Task details:
Of all the lines in the entries below, give again exactly those starting at the line containing "unsigned int pool_sub" and ending at the line containing "void launch_k1_tiles_b(int32_t n_tiles, const", both ends included, and no others.

╭─ Given information

struct K0Ctl {
  unsigned int pool_top, n_items, n_recs;
  int32_t error;
  unsigned int desc_top;
  unsigned int empty_cols;
  unsigned int pad_[2];
};
static_assert(sizeof(K0Ctl) == 32, "K0Ctl is eight words: the host fetches it with one 32-byte copy");
static_assert(offsetof(K0Ctl, error) == 12, "BatchView::error_flag is word 3 of K0Ctl");

void launch_k0_region_setup(const int64_t* start0, const int32_t* len, const int64_t* col_off, const int32_t* read_begin, int32_t ng,
                            int32_t* first_tile, int64_t* h_start0, int32_t* h_len, int64_t* h_col_off, int32_t* h_read_begin,
                            hipStream_t s);
void launch_k0_tiles(const int32_t* first_tile, int32_t n_regions, int32_t* tile_region, int32_t* tile_col0, hipStream_t s);
void launch_k0_read_region(const BatchView& b, int32_t* read_region, hipStream_t s);
void launch_k0_tiles_read_region(const BatchView& b, const int32_t* first_tile, int32_t* tile_region, int32_t* tile_col0, int32_t* read_region, hipStream_t s);
void launch_k0_pack(const BatchView& b, ReadBin* out, int32_t* order_flag , hipStream_t s);
void launch_k0_bind_a(const int64_t* start0, const int32_t* len, const int64_t* col_off, const int32_t* read_begin, int32_t ng,
                      int32_t* first_tile, int64_t* h_start0, int32_t* h_len, int64_t* h_col_off, int32_t* h_read_begin,
                      const uint64_t* cig_off, const uint32_t* n_cig, int32_t nr, int64_t n_cigar, int32_t* out, hipStream_t s);
void launch_k0_bind_b(const BatchView& b, ReadBin* rbin, int32_t* order_flag, int32_t* read_region, int32_t n_tiles, int32_t* tile_region,
                      int32_t* tile_col0, uint64_t cig0, int32_t opb, int32_t n_blocks, int32_t* blk_first_read, hipStream_t s);
void launch_k0_unpack(int32_t nr, const int32_t* seq_len, const uint64_t* seq_off, const uint64_t* pack_off, const uint8_t* seq4, int64_t n_pack,
                      uint8_t* out, int64_t n_bases, int32_t* bad , hipStream_t s);
void launch_k0_cig_check(const uint64_t* cig_off, const uint32_t* n_cig, int32_t nr, int64_t n_cigar, int32_t* out, hipStream_t s);
void launch_k0_cig_compact(const uint32_t* cigar, const uint64_t* cig_off, const uint32_t* n_cig, const int32_t* new_off, int32_t nr,
                           uint32_t* out, uint64_t* out_off, hipStream_t s);
int launch_k0_opb();
void launch_k0_block_reads(const ReadBin* rbin, int32_t nr, uint64_t cig0, int32_t opb, int32_t n_blocks, int32_t* blk_first_read, hipStream_t s);
void launch_k0_ops(const BatchView& b, const ReadBin* rb, const int32_t* blk_first_read, uint64_t cig0, uint32_t n_ops, int ont, int D,
                   int32_t n_tiles, int32_t* tile_fill, int32_t* tile_nchunks, int32_t* tile_ndiff, K0Ctl* ctl, unsigned int* acct ,
                   unsigned int pool_sub , unsigned long long* recs, unsigned int desc_sub, uint32_t* desc_tile, void* desc_val ,
                   void* read_scan , hipStream_t s);
int launch_k0_acct_words();
int launch_k0_acct_slots();
void launch_k0_desc_bin(const K0Ctl* ctl, const unsigned int* acct, unsigned int desc_sub, const uint32_t* desc_tile, const void* desc_val,
                        const int32_t* chunk_off, int32_t* cursor , void* sorted , int32_t n_blocks_hint,
                        hipStream_t s);
size_t launch_k1_tiles_tmp_words(int32_t n_tiles);
struct PileScratch {
  size_t ctl;
  size_t ndiff;
  size_t nch;
  size_t cur;
  size_t acct;
  size_t tmp;
  size_t words;
};
inline PileScratch pile_scratch(int32_t n_tiles) {
  const size_t nt = (size_t)n_tiles;
  PileScratch L{};
  L.ctl = nt + 1; L.ndiff = nt + 16; L.nch = L.ndiff + nt + 8; L.cur = L.nch + nt + 8; L.acct = L.cur + nt + 8;
  L.tmp = L.acct + launch_k0_acct_words();
  L.words = (L.tmp + launch_k1_tiles_tmp_words(n_tiles) + 63) & ~(size_t)63;
  return L;
}
void launch_k1_tiles_a(int32_t n_tiles, const int32_t* tile_fill, const int32_t* tile_ndiff, const int32_t* tile_nent, int32_t* tmp ,
                       const unsigned int* acct, int32_t n_acct, K0Ctl* ctl, K0Ctl* host_ctl ,
                       const int32_t* tile_region, const int32_t* tile_col0, const int32_t* region_len , hipStream_t s);
void launch_k1_tiles_b(int32_t n_tiles, const int32_t* tile_fill, const int32_t* tile_ndiff, const int32_t* tile_nent, int32_t* tmp,
                       int32_t* tile_nbase, int32_t* ent_off, int32_t* order, int32_t* flt_count , hipStream_t s);
void launch_k1_pileup(const BatchView& b, const DevParams& p, const int32_t* tile_region, const int32_t* tile_col0,
                      int32_t n_tiles, int64_t n_cols, const int32_t* tile_fill, const int32_t* chunk_off, const void* chunks,
                      const unsigned long long* recs, const int32_t* tile_nbase, uint32_t* planes, const int32_t* order,
                      const int32_t* tiles_tmp , hipStream_t s,
                      uint8_t* flt_flags , int32_t* flt_count );
#define K1_TMP_NFULL 80
#define K1_TMP_STAGED 83
void launch_k1_pileup_lean(const BatchView& b, const DevParams& p, const int32_t* tile_region, const int32_t* tile_col0,
                           int32_t n_tiles, int64_t n_cols, const int32_t* tile_fill, const int32_t* chunk_off, const void* chunks,
                           const unsigned long long* recs, const int32_t* tile_nbase, const int32_t* order, int32_t* tiles_tmp , hipStream_t s,
                           int32_t* flt_count, Survivor* stage, void* stage_key, int32_t stage_cap);
void launch_k2_place(const Survivor* stage, const void* stage_key, const int32_t* n_staged, int32_t stage_cap, const int32_t* tile_off,
                     Survivor* out, int32_t out_cap, hipStream_t s);
void launch_k1_empty_tiles(const BatchView& b, const int32_t* tile_region, const int32_t* tile_col0, int32_t n_tiles, int64_t n_cols,
                           const int32_t* tile_nbase, uint32_t* planes, const int32_t* order, const int32_t* tiles_tmp, hipStream_t s);
void launch_k1_zonefix(const BatchView& b, const ReadBin* rbin, int D, int L, int64_t n_cols, uint32_t* planes, hipStream_t s);
void launch_k2_filter(const BatchView& b, const DevParams& p, const int32_t* tile_region, const int32_t* tile_col0,
                      int32_t n_tiles, int64_t n_cols, const uint32_t* planes, const int32_t* tile_fill, uint8_t* flags,
                      int32_t* tile_count, hipStream_t s);
void launch_gather_i32(const int32_t* src, const int32_t* idx, int32_t n, int32_t n_src, const int32_t* total, int32_t* out, hipStream_t s,
                       int32_t* host_out = nullptr );
void launch_scan_i32(DevBuf& tmp, const int32_t* in, int32_t* out_excl, int32_t n, int32_t* total, hipStream_t s);
void launch_k2_compact(const BatchView& b, const DevParams& p, const int32_t* tile_region, const int32_t* tile_col0,
                       int32_t n_tiles, int64_t n_cols, const uint32_t* planes, const uint8_t* flags,
                       const int32_t* tile_count, const int32_t* tile_off, Survivor* out, int32_t out_cap, hipStream_t s);
float lcr_device_sor_threshold(hipStream_t s);
#define LCR_HITS 16
void launch_k2_hist(const BatchView& b, const DevParams& p, const ReadBin* rbin, const Survivor* sv, const int32_t* tile_off , int32_t n_tiles, int32_t n_sv,
                    uint32_t* hist , int32_t* hit_cnt , void* hit_list ,
                    int32_t* ovf_cnt , int32_t* ovf_list , hipStream_t s);
void launch_k2_hist_tiles(const BatchView& b, const int32_t* tile_col0, int32_t n_tiles, const int32_t* tile_count,
                          const int32_t* tile_off, const Survivor* sv, const int32_t* ent_off, const void* ents, const unsigned long long* recs,
                          uint32_t* hist, hipStream_t s);
void launch_k2_gt(const DevParams& p, const Survivor* sv, int32_t n_sv, const uint32_t* hist, const int64_t* start0,
                  lcr_candidate* out, int32_t* keep, hipStream_t s);
void launch_k2_finish(DevBuf& scan_tmp, const lcr_candidate* tmp, const int32_t* keep, int32_t n_sv, const int32_t* sv_region_off,
                      int32_t n_regions, int32_t* pos, int32_t* idx, lcr_candidate* out, int32_t* cand_off, uint32_t dense_win,
                      uint32_t min_dense_cnt, hipStream_t s, lcr_candidate* h_cand = nullptr, int32_t* h_off = nullptr);
void launch_k2_import_count(const BatchView& b, const int64_t* pos0, const uint8_t* gt, const float* qual, int32_t n_sites, int32_t* count , hipStream_t s);
void launch_k2_import_emit(const BatchView& b, int64_t n_cols, const uint32_t* planes, const int32_t* tile_fill , const int64_t* pos0, const uint8_t* gt, const float* qual,
                           int32_t n_sites, const int32_t* cand_off , lcr_candidate* out, hipStream_t s,
                           lcr_candidate* h_cand , int32_t* h_off );
void launch_k2_import_check(const int64_t* pos0, const uint8_t* gt, int32_t n_sites, int32_t* bad , hipStream_t s);
void launch_k2_exon_check(const int32_t* iv_off, const int64_t* iv_start0, const int64_t* iv_end0, int32_t n_regions, int32_t* verdict, hipStream_t s);
void launch_k2_exon_build(const BatchView& b, const int32_t* iv_off, const int64_t* iv_start0, const int64_t* iv_end0, int32_t n_iv, uint32_t* plane , hipStream_t s);
void launch_k3_region_entries(const int64_t* row_ptr, const int32_t* row_region_off, int32_t ng, int64_t* region_e_off, hipStream_t s, int64_t* host_out = nullptr);
struct K3Hits {
  const int32_t* hit_cnt; const void* hit_list; const int32_t* ovf_cnt; const int32_t* ovf_list;
  const int32_t* keep; const int32_t* pos;
};
void launch_k3_count(const BatchView& b, const ReadBin* rbin, const lcr_candidate* cand, const int32_t* cand_region_off,
                     const int32_t* row_region_off, int32_t n_rows, int32_t* row_cnt, uint32_t* row_links, int32_t* tmp_col,
                     uint8_t* tmp_val, const K3Hits& hits, int list_blocks , hipStream_t s);
void launch_k3_fill(const BatchView& b, const ReadBin* rbin, const lcr_candidate* cand, const int32_t* cand_region_off,
                    const int32_t* row_region_off, int32_t n_rows, int32_t* row_cnt, const int64_t* row_ptr, const int32_t* tmp_col,
                    const uint8_t* tmp_val, int32_t* col, uint8_t* val, const K3Hits& hits, int list_blocks, hipStream_t s);
int launch_k3_inline();
void launch_k3_rows_offsets(const BatchView& b, const lcr_candidate* cand, const int32_t* cand_region_off, int32_t* region_rows, int32_t* row_region_off,
                            hipStream_t s, int32_t* host_rows = nullptr );
void launch_scan_i32_to_i64(DevBuf& tmp, const int32_t* in, int64_t* out_excl, int32_t n, hipStream_t s);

╰─

Exercise result:
                   unsigned int pool_sub , unsigned long long* recs, unsigned int desc_sub, uint32_t* desc_tile, void* desc_val ,
                   void* read_scan , hipStream_t s);
int launch_k0_acct_words();
int launch_k0_acct_slots();
void launch_k0_desc_bin(const K0Ctl* ctl, const unsigned int* acct, unsigned int desc_sub, const uint32_t* desc_tile, const void* desc_val,
                        const int32_t* chunk_off, int32_t* cursor , void* sorted , int32_t n_blocks_hint,
                        hipStream_t s);
size_t launch_k1_tiles_tmp_words(int32_t n_tiles);
struct PileScratch {
  size_t ctl;
  size_t ndiff;
  size_t nch;
  size_t cur;
  size_t acct;
  size_t tmp;
  size_t words;
};
inline PileScratch pile_scratch(int32_t n_tiles) {
  const size_t nt = (size_t)n_tiles;
  PileScratch L{};
  L.ctl = nt + 1; L.ndiff = nt + 16; L.nch = L.ndiff + nt + 8; L.cur = L.nch + nt + 8; L.acct = L.cur + nt + 8;
  L.tmp = L.acct + launch_k0_acct_words();
  L.words = (L.tmp + launch_k1_tiles_tmp_words(n_tiles) + 63) & ~(size_t)63;
  return L;
}
void launch_k1_tiles_a(int32_t n_tiles, const int32_t* tile_fill, const int32_t* tile_ndiff, const int32_t* tile_nent, int32_t* tmp ,
                       const unsigned int* acct, int32_t n_acct, K0Ctl* ctl, K0Ctl* host_ctl ,
                       const int32_t* tile_region, const int32_t* tile_col0, const int32_t* region_len , hipStream_t s);
void launch_k1_tiles_b(int32_t n_tiles, const int32_t* tile_fill, const int32_t* tile_ndiff, const int32_t* tile_nent, int32_t* tmp,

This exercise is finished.